In economic theory regulation often is motivated by attempts to internalize the effects of externalities or to limit the exercise of monopoly power. As an example consider the case of specialists on the floor of the New York Stock Exchange, who historically have had both special rights and responsibilities in the trading process. In the hybrid design that the New York Stock Exchange now is beginning to implement there are major changes to the role of the specialist and the fundamental character of the platform as there is an effort to integrate a fully electronic system with the trading floor. The design changes have emerged as a byproduct of regulatory obligations, the exchange customer's demands, the exchange's demutualization and the dramatic changes to its ownership structure and governance and the evolution of technology.

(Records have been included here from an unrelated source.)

class AttackRTransformerLayer(nn.Module):

    def __init__(self, n_heads, hidden_size, intermediate_size, hidden_dropout_prob, attn_dropout_prob, hidden_act,
                 layer_norm_eps, combine_option='fixed', use_order=True, use_distance=True, two_level=True,
                 rich_calibrated_combine='fixed', seq_length=50, adversarial=True):
        super().__init__()
        self.adversarial = bool(adversarial)
        self.hidden_size = hidden_size
        self.attack_attention = AttackRMultiHeadAttention(
            n_heads, hidden_size, hidden_dropout_prob, attn_dropout_prob, layer_norm_eps,
            use_order=use_order, use_distance=use_distance)
        self.two_level = two_level
        self.rich_calibrated_combine = rich_calibrated_combine
        if self.rich_calibrated_combine == 'trainable':
            self.rich_calibrated_combine_ratio = torch.nn.Parameter(torch.FloatTensor([0.5]), requires_grad=True)
        self.combine_option = combine_option
        if self.combine_option == 'gate':
            self.gate = torch.nn.Linear(hidden_size, seq_length)
        self.combine_ratio = 0.5
        self.feed_forward = FeedForward(hidden_size, intermediate_size, hidden_dropout_prob, hidden_act, layer_norm_eps)
        self.anneal_step = 0

    def _config(self) -> AttentionConfig:
        rate = 1.0
        if self.combine_option == 'annealing':
            rate = math.exp(-self.anneal_step / 100000)
            self.anneal_step += 1
        return AttentionConfig(n_heads=self.attack_attention.num_attention_heads, combine_option=self.combine_option,
                               two_level=self.two_level, rich_calibrated_combine=self.rich_calibrated_combine,
                               adversarial=self.adversarial, anneal_rate=rate)

    def forward(self, hidden_states, attention_mask, return_attention_prob=False, return_all_attention_prob=False,
                _rnd=None, _need_attacked=True, _attack_upstream=True, _rows=None):
        att = self.attack_attention
        cal = att.calibrator_params()
        if not self.adversarial:
            return self._forward_spatial_only(hidden_states, attention_mask, return_attention_prob, return_all_attention_prob,
                                              _rnd, _rows)
        mq, mk, mv, qa, ka, gate_logits, hidden_res, extras = projections(
            hidden_states, att.query, att.key, att.value, att.attack_query_transform, att.attack_key_transform,
            self.gate if self.combine_option == 'gate' else None, attack_upstream=_attack_upstream,
            spatial=(cal.get("w_order"), cal.get("b_order"), cal.get("w_dist"), cal.get("b_dist"), att.num_attention_heads))
        cfg = self._config()
        core_rnd = None
        if _rnd is not None:
            core_rnd = ExplicitRandomness(noise=_rnd.noise, keep_after=getattr(_rnd, "keep_after", None),
                                          keep_mask=getattr(_rnd, "keep_mask", None),
                                          keep_before=getattr(_rnd, "keep_before", None))
        p_drop = att.attn_dropout_prob if (self.training or (core_rnd is not None and core_rnd.keep_after is not None)) else 0.0
        want_probs = return_all_attention_prob or return_attention_prob
        ctx_att, ctx_cal, attack_mask, probs = ops.calibrated_attention(
            mq, mk, mv, qa, ka, gate_logits, attention_mask, cfg, p_drop=p_drop, rnd=core_rnd, want_probs=want_probs,
            seed_tensor=state_of(self).seed_tensor if core_rnd is None else None, read_rows=_rows,
            attack_upstream=_attack_upstream, state=state_of(self), rich_ratio=getattr(self, "rich_calibrated_combine_ratio", None),
            **extras, **cal)
        residual = hidden_res
        if _rows is not None:
            index = _rows.unsqueeze(-1).expand(-1, -1, hidden_states.shape[-1])
            pick = lambda t: None if t is None else t.gather(1, index)
            picks_itself = ctx_cal.is_cuda and tail.supported(att, self.feed_forward) and tail.fused_supported(att, self.feed_forward)
            if not picks_itself:
                residual = pick(hidden_res)
        else:
            pick = lambda t: t

        def branch(ctx_layer, keep_out, keep_ffn):
            one_launch = ctx_layer.is_cuda and tail.supported(att, self.feed_forward) and tail.fused_supported(att, self.feed_forward)
            fused = one_launch or (ctx_layer.is_cuda and torch.is_grad_enabled() and tail.supported(att, self.feed_forward))
            if one_launch and _rows is not None:
                return tail.layer_tail(ctx_layer, hidden_res, att, self.feed_forward, pick(keep_out), pick(keep_ffn),
                                       pick=_rows)
            ctx_layer, keep_out, keep_ffn = pick(ctx_layer), pick(keep_out), pick(keep_ffn)
            if fused:
                return tail.layer_tail(ctx_layer, residual, att, self.feed_forward, keep_out, keep_ffn)
            return self.feed_forward(att.output(ctx_layer, residual, keep_out), keep_ffn)

        attacked_feedforward_output = None
        if _need_attacked:
            attacked_feedforward_output = branch(ctx_att, getattr(_rnd, "keep_out_att", None),
                                                 getattr(_rnd, "keep_ffn_att", None))
        calibrated_feedforward_output = branch(ctx_cal, getattr(_rnd, "keep_out_cal", None),
                                               getattr(_rnd, "keep_ffn_cal", None))
        combined_attention_prob = probs.get("calibrated_attention")
        if return_all_attention_prob:
            all_attention_prob = {
                'before_spatial': probs["before_spatial"],
                'after_spatial': probs["after_spatial"],
                'perturbed_mask': attack_mask,
                'perturbed_attention': probs["perturbed_attention"],
                'calibrated_attention': probs["calibrated_attention"],
            }
            return (attacked_feedforward_output, calibrated_feedforward_output, attack_mask, combined_attention_prob,
                    all_attention_prob)
        return attacked_feedforward_output, calibrated_feedforward_output, attack_mask, combined_attention_prob

    def _forward_spatial_only(self, hidden_states, attention_mask, return_attention_prob, return_all_attention_prob, _rnd, _rows):
        if return_attention_prob or return_all_attention_prob:
            raise ValueError("adversarial=False: the spatial-only attention core has no probability dumps "
                             "(return_attention_prob / return_all_attention_prob need the adversarial calibrator)")
        att = self.attack_attention
        cal = att.calibrator_params()
        mq, mk, mv, hidden_res, extras = projections_qkv(
            hidden_states, att.query, att.key, att.value,
            spatial=(cal.get("w_order"), cal.get("b_order"), cal.get("w_dist"), cal.get("b_dist"), att.num_attention_heads))
        cfg = self._config()
        core_rnd = None
        if _rnd is not None:
            core_rnd = ExplicitRandomness(keep_after=getattr(_rnd, "keep_after", None))
        p_drop = att.attn_dropout_prob if (self.training or (core_rnd is not None and core_rnd.keep_after is not None)) else 0.0
        _, ctx_cal, _, _ = ops.calibrated_attention(
            mq, mk, mv, None, None, None, attention_mask, cfg, p_drop=p_drop, rnd=core_rnd,
            seed_tensor=state_of(self).seed_tensor if core_rnd is None else None, read_rows=_rows, attack_upstream=False,
            state=state_of(self), **extras, **cal)
        keep_out, keep_ffn = getattr(_rnd, "keep_out_cal", None), getattr(_rnd, "keep_ffn_cal", None)
        can_tail = ctx_cal.is_cuda and tail.supported(att, self.feed_forward)
        one_launch = can_tail and tail.fused_supported(att, self.feed_forward)
        if _rows is not None:
            index = _rows.unsqueeze(-1).expand(-1, -1, hidden_states.shape[-1])
            pick = lambda t: None if t is None else t.gather(1, index)
            if one_launch:
                out = tail.layer_tail(ctx_cal, hidden_res, att, self.feed_forward, pick(keep_out), pick(keep_ffn), pick=_rows)
                return None, out, None, None
            ctx_cal, hidden_res, keep_out, keep_ffn = pick(ctx_cal), pick(hidden_res), pick(keep_out), pick(keep_ffn)
        if one_launch or (can_tail and torch.is_grad_enabled()):
            out = tail.layer_tail(ctx_cal, hidden_res, att, self.feed_forward, keep_out, keep_ffn)
        else:
            out = self.feed_forward(att.output(ctx_cal, hidden_res, keep_out), keep_ffn)
        return None, out, None, None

Historically, the motivation for regulation of the behavior of the specialist reflects an attempt to limit the scope of the residual market power that they possess. As a result of demutualization, exchanges are more oriented toward enhancing the value of their platforms rather than the profitability of individual trading market professionals. There is at least some advantage to differentiating the platform's products. The optimal regulation would be tailored to the precise form of the trading mechanism, the nature of the market power possessed by the market professionals and the goals of the platforms. More broadly, while regulation can be very useful to ensure that market power is not excessively exploited, the appropriate regulatory approach should be guided by the specific context.

The exchange merger context raises broad issues about what does an exchange merger mean? What types of synergies can be exploited under various regulatory structures? Ultimately, scale economies play a key role in fueling exchange mergers. Are these confined to technology and know-how? Could these extend to the clearance mechanism or even to reciprocal access? How do the markets plan to evolve? Should (and if so, how should) regulators innovate in response?

6. Concluding Comments
By way of conclusion I should emphasize that the globalization and integration of our markets and new ownership and market structures pose important challenges to regulators about the objectives and underpinnings of regulation and the constraints that individual regulators face. Reflection about the nature of our regulatory framework and its application to new contexts suggest important issues facing both regulators and academics. For example, from an academic perspective models of local public goods may help shed new light on the nature of regulatory competition and regulatory arbitrage. Focusing upon the specific underlying frictions and constraints also may help identify ways to enhance regulatory coordination and strengthen regulatory practice.

References

Biais, B., C. Bisiere and C. Spatt, 2003, "Imperfect Competition in Financial Markets: An Empirical Study of Island and NASDAQ," unpublished working paper.

Biais, B., L. Glosten and C. Spatt, 2005, "Market Microstructure: A Survey of Microfoundations, Empirical Results and Policy Implications," Journal of Financial Markets 8, 217-364.

Biais, B., P. Hillion and C. Spatt, 1995, "An Empirical Analysis of the Limit Order Book and the Order Flow in the Paris Bourse," Journal of Finance 55, 1655-1689.

Biais, B., P. Hillion and C. Spatt, 1999, "Price Discovery and Learning during the Preopening Period in the Paris Bourse," Journal of Political Economy 107, 1218-1248.

Dell'Ariccia, G. and R. Marquez, 2006, "Competition Among Regulators and Credit Market Integration," Journal of Financial Economics, 79, 401-430.

Spatt, C., 2006, "Speech by SEC Staff: Regulatory Competition, Integration and Capital Markets," presented at the University of Calgary, October 23, 2006.

Statman, M., 2006, "Local Ethics in a Global World," unpublished working paper, Santa Clara University.

Tafara, E., 2006, "A Race to the Top: International Regulatory Reform Post Sarbanes-Oxley," International Financial Law Review.

Tiebout, C., 1956, "A Pure Theory of Local Expenditures," Journal of Political Economy, 64, 416-424.